Analysis of heat transfer based on complex Embedded Discrete Fracture Network (EDFN) for field-scale EGS

Abstract

This study proposed a doublet horizontal well injection enhanced geothermal systems(EGS) model for heat extraction via the embedded discrete fracture network. Thermal-hydraulic(TH) coupling was established and applied in this model. The performance of thermal exploitation by the comparison of four specific models (reservoir without fractures, reservoir with hydraulic fractures, reservoir with discrete fractures, and reservoir with hydraulic and discrete fractures) to optimize the base model were investigated. Meanwhile, the sensitivity analysis of reservoir parameters and injection parameters were conducted. Four specific indexes including fractures permeability, injection temperature, injection mass flow rate and well layout schemes were selected for evaluating the performance of heat extraction. The results shown that increasing the fracture number and improving the connectivity can obtain an excellent heat extraction effect. Firstly, there is a threshold for fracture permeability. Only the adequate stimulation measures were applied to increase the fracture permeability, did the stimulation of thermal power output can be reached.
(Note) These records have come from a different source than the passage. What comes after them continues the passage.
# jrl-umi3218/jrl-walkgen

Hardware: NVIDIA B200
Metric: Kajita preview steps/s (batched; Herdt2010 QP solves/s reported under 'herdt') (higher is better)
Workload: dtype f64

## Files before the change

jrl_walkgen_b200/csrc/preview.cu:

```cuda
#include "wg_common.h"
#include <atomic>
#include <mutex>
#include <cstdlib>
#include <vector>
#include <cmath>
#include <algorithm>
#include <type_traits>

#define WG_HD __host__ __device__

namespace {

struct Mat {
  int n;
  double a[16];
  WG_HD double &operator()(int i, int j) { return a[i * n + j]; }
  WG_HD double operator()(int i, int j) const { return a[i * n + j]; }
};

WG_HD Mat mat_zero(int n)
{
  Mat C;
  C.n = n;
  for (int i = 0; i < 16; ++i) C.a[i] = 0.0;
// ... 229 lines not shown
constexpr int SCAN_LEVELS = 6;

struct PreviewConsts {
  double A[9], B[3], C[3], Kx[3], Ks;
  int NL, NLpad;
  double P[2][SCAN_LEVELS][16];
  double G[2][FIR_R][4], H[2][FIR_R][4];
  double RF0[FIR_R], RFN[FIR_R];
  double RV[FIR_R][4], RVN[FIR_R][4];
  double RW[FIR_R + 1][4];
  double RP[SCAN_LEVELS][16];
};
__constant__ PreviewConsts c_pc;
__constant__ double c_F[WG_PREVIEW_MAX_NL + 8];

namespace {
struct PreviewImage {
  PreviewConsts pc;
  double F[WG_PREVIEW_MAX_NL + 8];
};
std::mutex g_pv_mutex;
std::atomic<unsigned long long> g_pv_gen_counter{0};
unsigned long long g_pv_bound[64];

int preview_bind(wg_ctx *ctx)
{
  if (ctx->device < 0 || ctx->device >= 64) return WG_ERR_INVALID;
  if (g_pv_bound[ctx->device] == ctx->preview_gen) return WG_OK;
  const PreviewImage *im = reinterpret_cast<const PreviewImage *>(ctx->preview_image.data());
  WG_CUDA(ctx, cudaDeviceSynchronize());
  WG_CUDA(ctx, cudaMemcpyToSymbol(c_pc, &im->pc, sizeof im->pc));
  WG_CUDA(ctx, cudaMemcpyToSymbol(c_F, im->F, sizeof im->F));
  g_pv_bound[ctx->device] = ctx->preview_gen;
  return WG_OK;
}
}

constexpr int PV_MAX_CHUNKS = 16;

struct wg_preview_plan {
  wg_ctx *ctx;
  int B;
  int NL;
  int64_t total_samples, total_steps;
  int64_t *d_offsets;
  int *d_order;
  double *d_zmp, *d_state, *d_com, *d_zmpout, *d_add;
  int n_chunks;
  int chunk_first[PV_MAX_CHUNKS + 1];
  int64_t chunk_samp[PV_MAX_CHUNKS + 1];
  int *d_order_chunked;
  cudaStream_t up_stream, down_stream;
  cudaEvent_t ev_up[PV_MAX_CHUNKS], ev_k[PV_MAX_CHUNKS], ev_done;
};

__device__ __forceinline__ int pad9(int e) { return e + (e >> 3); }
__device__ __forceinline__ int swz8(int e) { return e ^ ((e >> 3) & 7); }

struct Axis {
  double x0, x1, x2, s;
};
template <bool SIM>
__device__ __forceinline__ double preview_tick(Axis &a, double f, double pk)
{
  double r = c_pc.Kx[0] * a.x0;
  r = fma(c_pc.Kx[1], a.x1, r);
  r = fma(c_pc.Kx[2], a.x2, r);
  const double u = fma(c_pc.Ks, a.s, -r) + f;
  const double n0 = fma(c_pc.A[2], a.x2, fma(c_pc.A[1], a.x1, a.x0));
  const double n1 = fma(c_pc.A[5], a.x2, a.x1);
  a.x0 = fma(u, c_pc.B[0], n0);
  a.x1 = fma(u, c_pc.B[1], n1);
  a.x2 = fma(u, c_pc.B[2], a.x2);
  const double z = fma(c_pc.C[2], a.x2, fma(c_pc.C[1], a.x1, c_pc.C[0] * a.x0));
  if (SIM) a.s += (pk - z);
  return z;
}

__device__ __forceinline__ Axis axis_zero()
{
  Axis a;
  a.x0 = a.x1 = a.x2 = a.s = 0.0;
  return a;
}
__device__ __forceinline__ void operator+=(Axis &a, const Axis &b)
{
  a.x0 += b.x0; a.x1 += b.x1; a.x2 += b.x2; a.s += b.s;
}
__device__ __forceinline__ void axpy(Axis &c, const double *g, double a)
{
  c.x0 = fma(g[0], a, c.x0); c.x1 = fma(g[1], a, c.x1);
  c.x2 = fma(g[2], a, c.x2); c.s = fma(g[3], a, c.s);
}
__device__ __forceinline__ Axis shfl_up(const Axis &a, int d)
{
  Axis r;
  r.x0 = __shfl_up_sync(0xffffffffu, a.x0, d); r.x1 = __shfl_up_sync(0xffffffffu, a.x1, d);
  r.x2 = __shfl_up_sync(0xffffffffu, a.x2, d); r.s = __shfl_up_sync(0xffffffffu, a.s, d);
  return r;
}
__device__ __forceinline__ Axis shfl_down(const Axis &a, int d)
{
  Axis r;
  r.x0 = __shfl_down_sync(0xffffffffu, a.x0, d); r.x1 = __shfl_down_sync(0xffffffffu, a.x1, d);
  r.x2 = __shfl_down_sync(0xffffffffu, a.x2, d); r.s = __shfl_down_sync(0xffffffffu, a.s, d);
  return r;
// ... 501 lines not shown
            if (ADD) {
              double q[12];
              ld32g(ga + 6 * r0, q[0], q[1], q[2], q[3], c32);
              ld32g(ga + 6 * r0 + 4, q[4], q[5], q[6], q[7], c32);
              ld32g(ga + 6 * r0 + 8, q[8], q[9], q[10], q[11], c32);
              a0 += q[0]; a1 += q[1]; a2 += q[2]; a3 += q[3]; a4 += q[4]; a5 += q[5];
              b0 += q[6]; b1 += q[7]; b2 += q[8]; b3 += q[9]; b4 += q[10]; b5 += q[11];
            }
            st32g(gc + 6 * r0, a0, a1, a2, a3, c32);
            st32g(gc + 6 * r0 + 4, a4, a5, b0, b1, c32);
            st32g(gc + 6 * r0 + 8, b2, b3, b4, b5, c32);
          }
          if (zmp) st32g(gz + 2 * r0, u0, u1, POS ? sx.x0 : zx1, POS ? sy.x0 : zy1, z32);
        } else if (k0 + r0 <= last) {
          const double zx0 = preview_tick<SIM>(sx, ax[r0], pk[r0].x);
          const double zy0 = preview_tick<SIM>(sy, ay[r0], pk[r0].y);
          if (com) {
            double a0 = sx.x0, a1 = sx.x1, a2 = sx.x2, a3 = sy.x0, a4 = sy.x1, a5 = sy.x2;
            if (ADD) {
              const double2 q0 = __ldg(reinterpret_cast<const double2 *>(ga + 6 * r0));
              const double2 q1 = __ldg(reinterpret_cast<const double2 *>(ga + 6 * r0) + 1);
              const double2 q2 = __ldg(reinterpret_cast<const double2 *>(ga + 6 * r0) + 2);
              a0 += q0.x; a1 += q0.y; a2 += q1.x; a3 += q1.y; a4 += q2.x; a5 += q2.y;
            }
            double2 *g2 = reinterpret_cast<double2 *>(gc + 6 * r0);
            g2[0] = make_double2(a0, a1); g2[1] = make_double2(a2, a3); g2[2] = make_double2(a4, a5);
          }
          if (zmp) *reinterpret_cast<double2 *>(gz + 2 * r0) = POS ? make_double2(sx.x0, sy.x0) : make_double2(zx0, zy0);
        }
      }
    }
    if (k0 <= last && last < k0 + FIR_R) store_state(s_carry, sx, sy);
    base += FIR_TILE;
    if (base >= CAP) base -= CAP;
  }
  __syncthreads();
  if (t < 8) state[8 * (size_t)b + t] = s_carry[t];
}

constexpr int RW_TILE = FIR_R * 32;
constexpr int RW_U = 5;

__device__ __forceinline__ void bulk_store(double *dst, unsigned src_smem, unsigned bytes)
{
  asm volatile("cp.async.bulk.global.shared::cta.bulk_group [%0], [%1], %2;\n" ::"l"(dst), "r"(src_smem), "r"(bytes) : "memory");
}
__device__ __forceinline__ bool elect_one()
{
  unsigned r;
  asm volatile("{\n .reg .pred p;\n elect.sync _|p, 0xffffffff;\n selp.u32 %0, 1, 0, p;\n}\n" : "=r"(r));
  return r != 0;
}
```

Secondly, increasing injection temperature will induce the enhancement of viscosity and pressure loss, and thus decrease the velocity of fluid and the temperature difference. Which is reflected in the descending of thermal power output finally. Furthermore, increasing the injection mass flow rate will give rise to the thermal power output greatly. However, it will also require greater injection pressure and energy input. Therefore, it is necessary to strike a balance between the injected mass flow and the thermal output power. Finally, the results of simulation in various well layouts illuminate that the area of the fluid flowing through the reservoir determines the temperature of the production fluid. Overall, this study provides reasonable suggestions and guidance for field-well layouts design and analysis, and heat extraction sensitivity parameters optimization under the condition of complex embedded discrete fracture networks.